| 摘要 | 黄河三角洲滨海湿地是陆海交互作用而形成的独特生态系统, 由于其较高的碳固定能力和较低的碳降解能力而成为缓解全球变暖有效的蓝色碳汇。但在全球气候变化背景下, 湿地能否继续保持碳汇地位存在着极大的不确定性。本研究通过涡度相关和微气象观测技术, 对黄河三角洲芦苇湿地净生态系统CO2交换(NEE)以及环境、生物因子进行了观测, 以探讨(1) 黄河三角洲芦苇湿地净生态系统CO2交换(NEE)的变化规律; (2) 环境因子和生物因子对黄河三角洲芦苇湿地NEE的影响; (3) 阴晴天对黄河三角洲芦苇湿地NEE的影响; (4) 黄河三角洲芦苇湿地NEE组分区分及碳收支评估。
结果表明: (1) 2013年湿地生态系统各月NEE日均值呈明显“U”型曲线, 表现为白天NEE为负值(净CO2吸收), 夜间为正值(净CO2排放)。但生长季与非生长季间NEE日振幅具有明显差异。在1-4月和11-12月的非生长季, NEE波动性比较小, 规律不明显。在5-10月的生长季, NEE日变化规律明显, 整体呈现明显的“U”形。湿地于6月达到NEE日均极值(-10.0 μmolCO2m-2s-1), 而夜间生态系统排放最大值出现在7月(3.6 μmolCO2m-2s-1)。
(2) NEE与环境因子中光合有效辐射(PAR)、气温(T)、土壤温度(Tsoil)、土壤湿度(SWC)以及降雨量(PPT)的季节变化均呈生长季5-10月较高, 非生长季1-4月和11-12月较低分布。
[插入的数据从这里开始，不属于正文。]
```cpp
extern "C" int rfx_u8_to_f32_chw(const uint8_t* in, float* raw, float* norm, int N, int H, int W, const float* mean3_host,
                                 const float* std3_host, void* stream) {
    if (!in || (!raw && !norm) || N <= 0 || H <= 0 || W <= 0) return RFX_E_ARG;
    if (norm && (!mean3_host || !std3_host)) return RFX_E_ARG;
    const float one[3] = {1.f, 1.f, 1.f}, zero[3] = {0.f, 0.f, 0.f};
    const float* m = mean3_host ? mean3_host : zero;
    const float* s = std3_host ? std3_host : one;
    const long long total = (long long)N * H * W;
    hipLaunchKernelGGL(u8_to_f32_kernel, dim3(grid_for(total)), dim3(256), 0, rfx_stream(stream), in, raw, norm, total,
                       H * W, m[0], m[1], m[2], s[0], s[1], s[2]);
    RFX_LAUNCH_CHECK();
    return RFX_OK;
}
```

ransac-flow_amd/rfx/_lib.py:

```python
import ctypes
import os
from ctypes import c_int, c_int32, c_int64, c_uint64, c_float, c_double, c_void_p, c_size_t, c_longlong, c_char_p

_HERE = os.path.dirname(os.path.abspath(__file__))
LIB_PATH = os.environ.get("RFX_LIB") or os.path.normpath(os.path.join(_HERE, "..", "librfx.so"))

SIGNATURES = {
    "rfx_version": (c_char_p, []),
    "rfx_abi_version": (c_int, []),
    "rfx_group_begin": (c_int, []),
    "rfx_group_end": (c_int, [c_void_p]),
    "rfx_group_abort": (c_int, []),
    "rfx_group_side_streams": (c_int, [c_int]),
    "rfx_group_stats": (c_int, [c_void_p, c_void_p]),
    "rfx_conv2d_f32": (c_int, [c_void_p] * 7 + [c_int] * 10 + [c_void_p]),
    "rfx_conv2d_dilated_f32": (c_int, [c_void_p] * 7 + [c_int] * 11 + [c_void_p]),
    "rfx_conv1x1_split_f32": (c_int, [c_void_p] * 6 + [c_int] * 5 + [c_void_p]),
    "rfx_conv3x3_split_f32": (c_int, [c_void_p] * 6 + [c_int] * 6 + [c_void_p]),
    "rfx_conv3x3_split_s2_f32": (c_int, [c_void_p] * 6 + [c_int] * 6 + [c_void_p]),
    "rfx_conv1x1_split_strided_f32": (c_int, [c_void_p] * 6 + [c_int] * 7 + [c_void_p]),
    "rfx_conv1x1_split_tile_channels": (c_int, [c_int] * 4),
    "rfx_conv1x1_expand64_f32": (c_int, [c_void_p] * 6 + [c_int] * 6 + [c_void_p]),
    "rfx_conv1x1_expand64_dual_f32": (c_int, [c_void_p] * 9 + [c_int] * 5 + [c_void_p]),
    "rfx_adaptive_avgpool2d_f32": (c_int, [c_void_p, c_void_p] + [c_int] * 5 + [c_void_p]),
    "rfx_softmax_accum_f32": (c_int, [c_void_p, c_void_p, c_int, c_int, c_longlong, c_float, c_int, c_void_p]),
    "rfx_argmax_mask_f32": (c_int, [c_void_p, c_int, c_int, c_longlong, c_int, c_int, c_void_p, c_void_p, c_void_p]),
    "rfx_conv2d_tile_variant": (c_int, [c_int] * 4),
    "rfx_conv2d_kernel_id": (c_int, [c_int] * 9),
    "rfx_conv3x3_f32": (c_int, [c_void_p] * 6 + [c_int] * 7 + [c_void_p]),
    "rfx_conv3x3_kernel_id": (c_int, [c_int] * 6),
    "rfx_conv3x3_s2_f32": (c_int, [c_void_p] * 6 + [c_int] * 6 + [c_void_p]),
    "rfx_conv3x3_conv1x1_kernel_id": (c_int, [c_int] * 4),
    "rfx_conv3x3_conv1x1_f32": (c_int, [c_void_p] * 4 + [c_int] + [c_void_p] * 4 + [c_int, c_void_p] + [c_int] * 6 + [c_void_p]),
    "rfx_maxpool2d_f32": (c_int, [c_void_p, c_void_p] + [c_int] * 6 + [c_void_p]),
    "rfx_blurpool2d_f32": (c_int, [c_void_p, c_void_p] + [c_int] * 4 + [c_void_p]),
    "rfx_maxblurpool2d_f32": (c_int, [c_void_p, c_void_p] + [c_int] * 4 + [c_void_p]),
    "rfx_stem_conv3x3_maxblur_f32": (c_int, [c_void_p] * 5 + [c_int] * 4 + [c_void_p]),
    "rfx_stem_conv7x7_maxpool_f32": (c_int, [c_void_p] * 5 + [c_int] * 4 + [c_void_p]),
    "rfx_l2norm_nchw_f32": (c_int, [c_void_p, c_void_p, c_int, c_int, c_int, c_longlong, c_longlong, c_void_p]),
    "rfx_l2norm_nchw_scatter_f32": (c_int, [c_void_p, c_void_p, c_int, c_int, c_int, c_void_p, c_longlong, c_void_p]),
    "rfx_flow_head_f32": (c_int, [c_void_p, c_void_p] + [c_int] * 4 + [c_void_p]),
    "rfx_resize_bilinear_f32": (c_int, [c_void_p, c_void_p] + [c_int] * 6 + [c_void_p]),
    "rfx_lanczos_pass_u8": (c_int, [c_void_p, c_void_p] + [c_int] * 6 + [c_void_p, c_void_p] + [c_int] * 3 + [c_void_p]),
    "rfx_u8_to_f32_chw": (c_int, [c_void_p] * 3 + [c_int] * 3 + [c_void_p] * 3),
    "rfx_copy_cols_f32": (c_int, [c_void_p, c_void_p, c_longlong, c_int, c_int, c_void_p]),
    "rfx_corr_neigh_f32": (c_int, [c_void_p] * 3 + [c_int] * 5 + [c_void_p]),
    "rfx_corr_neigh_variant_f32": (c_int, [c_void_p] * 3 + [c_int] * 6 + [c_void_p]),
    "rfx_corr_neigh_bidir_f32": (c_int, [c_void_p] * 4 + [c_int] * 5 + [c_void_p]),
    "rfx_corr_timing": (c_int, [c_int]),
    "rfx_corr_timing_collect": (c_int, [c_void_p, c_int]),
    "rfx_warp_grid_f32": (c_int, [c_void_p, c_void_p] + [c_int] * 3 + [c_void_p]),
    "rfx_grid_sample_f32": (c_int, [c_void_p] * 3 + [c_int] * 7 + [c_void_p]),
    "rfx_compose_flow_f32": (c_int, [c_void_p] * 5 + [c_int] * 8 + [c_void_p]),
    "rfx_flow_grad_clamp_f32": (c_int, [c_void_p] * 4 + [c_int] * 4 + [c_void_p]),
    "rfx_merge_multi_h_f32": (c_int, [c_void_p, c_void_p, c_longlong, c_void_p, c_void_p, c_int, c_longlong, c_float, c_int,
                                      c_void_p, c_void_p, c_void_p, c_void_p]),
    "rfx_match_score_f32": (c_int, [c_void_p, c_longlong, c_void_p, c_void_p, c_int, c_longlong, c_void_p, c_void_p]),
    "rfx_remove_small_cc_ws_bytes": (c_size_t, [c_int] * 3),
    "rfx_remove_small_cc_f32": (c_int, [c_void_p, c_void_p, c_int, c_int, c_int, c_float, c_int, c_void_p, c_void_p]),
    "rfx_remove_small_cc_ragged_ws_bytes": (c_size_t, [c_longlong]),
    "rfx_remove_small_cc_ragged_f32": (c_int, [c_void_p] * 4 + [c_int, c_longlong, c_longlong, c_float, c_void_p, c_void_p]),
    "rfx_nearest_fill_ws_bytes": (c_size_t, [c_int] * 3),
    "rfx_nearest_fill_f32": (c_int, [c_void_p] * 4 + [c_int] * 4 + [c_void_p, c_void_p]),
    "rfx_flow_points_ws_bytes": (c_size_t, [c_int] * 3),
    "rfx_flow_points_f32": (c_int, [c_void_p] * 3 + [c_int] * 8 + [c_void_p] * 5),
    "rfx_sample_points_f32": (c_int, [c_void_p] * 4 + [c_int] * 5 + [c_void_p] * 4),
    "rfx_epe_ws_bytes": (c_size_t, [c_int] * 3),
    "rfx_epe_homography_f32": (c_int, [c_void_p] * 2 + [c_int] * 3 + [c_void_p] * 5),
    "rfx_epe_flow_f32": (c_int, [c_void_p] * 4 + [c_int] * 3 + [c_void_p] * 5),
    "rfx_mutual_nn_ws_bytes": (c_size_t, [c_int, c_int]),
    "rfx_mutual_nn_f32": (c_int, [c_void_p, c_int, c_int, c_void_p, c_int, c_int, c_int] + [c_void_p] * 5 + [c_int, c_void_p]),
    "rfx_mutual_nn_batched_f32": (c_int, [c_void_p, c_int, c_int, c_longlong, c_void_p, c_int, c_int, c_longlong, c_int]
                                  + [c_void_p] * 5 + [c_int, c_int, c_void_p]),
    "rfx_mutual_nn_ragged_f32": (c_int, [c_void_p, c_int, c_void_p, c_int, c_void_p, c_void_p, c_int, c_int, c_int, c_void_p,
                                         c_void_p, c_void_p, c_int, c_void_p, c_void_p, c_int, c_int, c_void_p]),
    "rfx_dlt4_homography": (c_int, [c_void_p, c_void_p, c_int, c_void_p, c_void_p]),
    "rfx_prediction_f32": (c_int, [c_void_p, c_void_p, c_int, c_void_p, c_int, c_void_p, c_void_p]),
    "rfx_score_hypotheses": (c_int, [c_void_p, c_void_p, c_int, c_void_p, c_int, c_float] + [c_void_p] * 5),
    "rfx_ransac_ws_bytes": (c_size_t, [c_int, c_int]),
    "rfx_ransac_h4": (c_int, [c_void_p, c_void_p, c_int, c_void_p, c_int, c_float] + [c_void_p] * 5),
    "rfx_ransac_batched_ws_bytes": (c_size_t, [c_int, c_int, c_int]),
    "rfx_ransac_h4_batched_stage": (c_int, [c_void_p, c_void_p, c_void_p, c_int, c_void_p, c_int, c_float] + [c_void_p] * 4
                                    + [c_int, c_int, c_void_p]),
    "rfx_ransac_degenerate_gather": (c_int, [c_void_p] * 4 + [c_int, c_void_p, c_int, c_int] + [c_void_p] * 5 + [c_int, c_void_p]),
    "rfx_ransac_patch_h_rows": (c_int, [c_void_p, c_int, c_int, c_int] + [c_void_p] * 4 + [c_int, c_void_p]),
    "rfx_dlt4_homography_flags": (c_int, [c_void_p, c_void_p, c_int, c_void_p, c_void_p, c_void_p]),
    "rfx_ransac_h4_batched": (c_int, [c_void_p, c_void_p, c_void_p, c_int, c_void_p, c_int, c_float] + [c_void_p] * 4
                              + [c_int, c_void_p]),
    "rfx_gather_matches_f32": (c_int, [c_void_p, c_void_p, c_void_p, c_int] + [c_void_p] * 6 + [c_int, c_void_p]),
    "rfx_gather_matches_ragged_f32": (c_int, [c_void_p, c_void_p, c_void_p, c_int] + [c_void_p] * 8 + [c_int, c_void_p]),
    "rfx_draw_samples_i64": (c_int, [c_void_p, c_void_p, c_int, c_int, c_uint64, c_uint64, c_void_p, c_void_p]),
    "rfx_filter_matches_f32": (c_int, [c_void_p, c_void_p, c_void_p, c_int, c_void_p, c_int, c_void_p, c_void_p] + [c_int] * 4
                               + [c_void_p] * 9),
    "rfx_keep_mask_f32": (c_int, [c_void_p] * 3 + [c_int] * 5 + [c_void_p, c_void_p]),
    "rfx_multih_accept_ws_bytes": (c_size_t, [c_int]),
    "rfx_multih_accept_f32": (c_int, [c_void_p] * 4 + [c_int] * 3 + [c_void_p] * 3 + [c_double, c_int] + [c_void_p] * 7
                              + [c_int, c_int, c_void_p, c_int, c_int, c_void_p, c_longlong] + [c_int] * 5 + [c_void_p]),
    "rfx_filter_matches_ragged_f32": (c_int, [c_void_p, c_void_p, c_void_p, c_int, c_void_p, c_int] + [c_void_p] * 15),
    "rfx_keep_mask_ragged_f32": (c_int, [c_void_p] * 5 + [c_int] * 3 + [c_void_p] * 3),
    "rfx_multih_accept_ragged_ws_bytes": (c_size_t, [c_int]),
    "rfx_multih_accept_ragged_f32": (c_int, [c_void_p] * 7 + [c_int, c_longlong] + [c_void_p] * 3 + [c_double, c_int]
                                     + [c_void_p] * 9 + [c_longlong] + [c_int] * 3 + [c_void_p]),
    "rfx_multih_accept_ragged_d2_f32": (c_int, [c_void_p] * 7 + [c_int, c_longlong] + [c_void_p] * 3 + [c_double, c_int]
                                        + [c_void_p] * 12 + [c_longlong] + [c_int] * 3 + [c_void_p]),
}
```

PAR月平均最高值出现在6月(500.8 μmolm-2s-1), 6月以后由于降水增多, PAR离散趋势明显, 且呈现下降趋势。全年日均气温为12.1 oC, 生长季日平均气温为21.9 oC, 其中8月份月平均气温最高(27.7 oC), 12月份最低(-1.3 oC)。全年Tsoil日均值为12.6 oC, 生长季日均值为22.0 oC, 与气温相比, 波动较小。2013年生长季总降水量为434mm, 占全年降水的近68%, 其中8月降水占到全年的60%。地上生物量与叶面积指数在植被生长初期开始增长, 分别在8月底(635.5 gm-2)和7月底(0.6)达到最大值。NEE具有明显的季节变化特征, 呈“U”型曲线, 生长季表现为碳汇, 波动比较大; 非生长季表现为碳源, 波动比较小。在7月30日达到NEE日吸收极值(-7.0 gCm-2d-1) , 在6月22日达到NEE日排放极值(2.3 gCm-2d-1)。
(3) 生长季白天各月生态系统NEE和光合有效辐射(PAR)之间均呈直角双曲线关系, 通过Michaelis-Menten 模型对生长季各月的参数进行了估计, 其中α与Reco,daytime均于8月达到最大值, 分别为0.08 μmolCO2μmol-1PAR和10.8 μmolCO2m-2s-1, Amax于7月达到最大值为25.4 μmolCO2m-2s-1。夜间生态系统呼吸(Reco,nighttime)受气温和土壤含水量的共同影响。当SWC小于40%时, Q10最大(2.8), 随着SWC增加, Q10逐渐减小; 在整个生长季中, 湿地Q10为2.5, 年尺度上, 湿地Q10为3.6。
(4) 在自然条件下选择12对相邻阴晴天数据, 在生物要素(生物量、叶面积指数)、土壤水分以及养分特征保持不变的前提下, 揭示阴晴天变化对湿地生态系统NEE光响应和温度响应的影响。12对阴晴天生态系统NEE的日平均动态均呈“U”型曲线, 但阴天NEE的变幅较小。晴天条件下湿地生态系统NEE日均值显著高于阴天 (P < 0.01)。阴晴天湿地生态系统NEE与PAR之间均呈直角双曲线关系, 但晴天条件下, 最大光合速率Amax显著大于阴天(P < 0.01), 同时白天生态系统呼吸Reco,daytime也显著大于阴天(P < 0.01)。阴晴天条件下, Reco,daytime与气温均存在显著的指数关系。晴天湿地生态系统呼吸的温度敏感系数Q10 (5.5)远大于阴天(1.9)。阴晴天昼间PAR差值以及气温差值对NEE差值的协同影响达到63%。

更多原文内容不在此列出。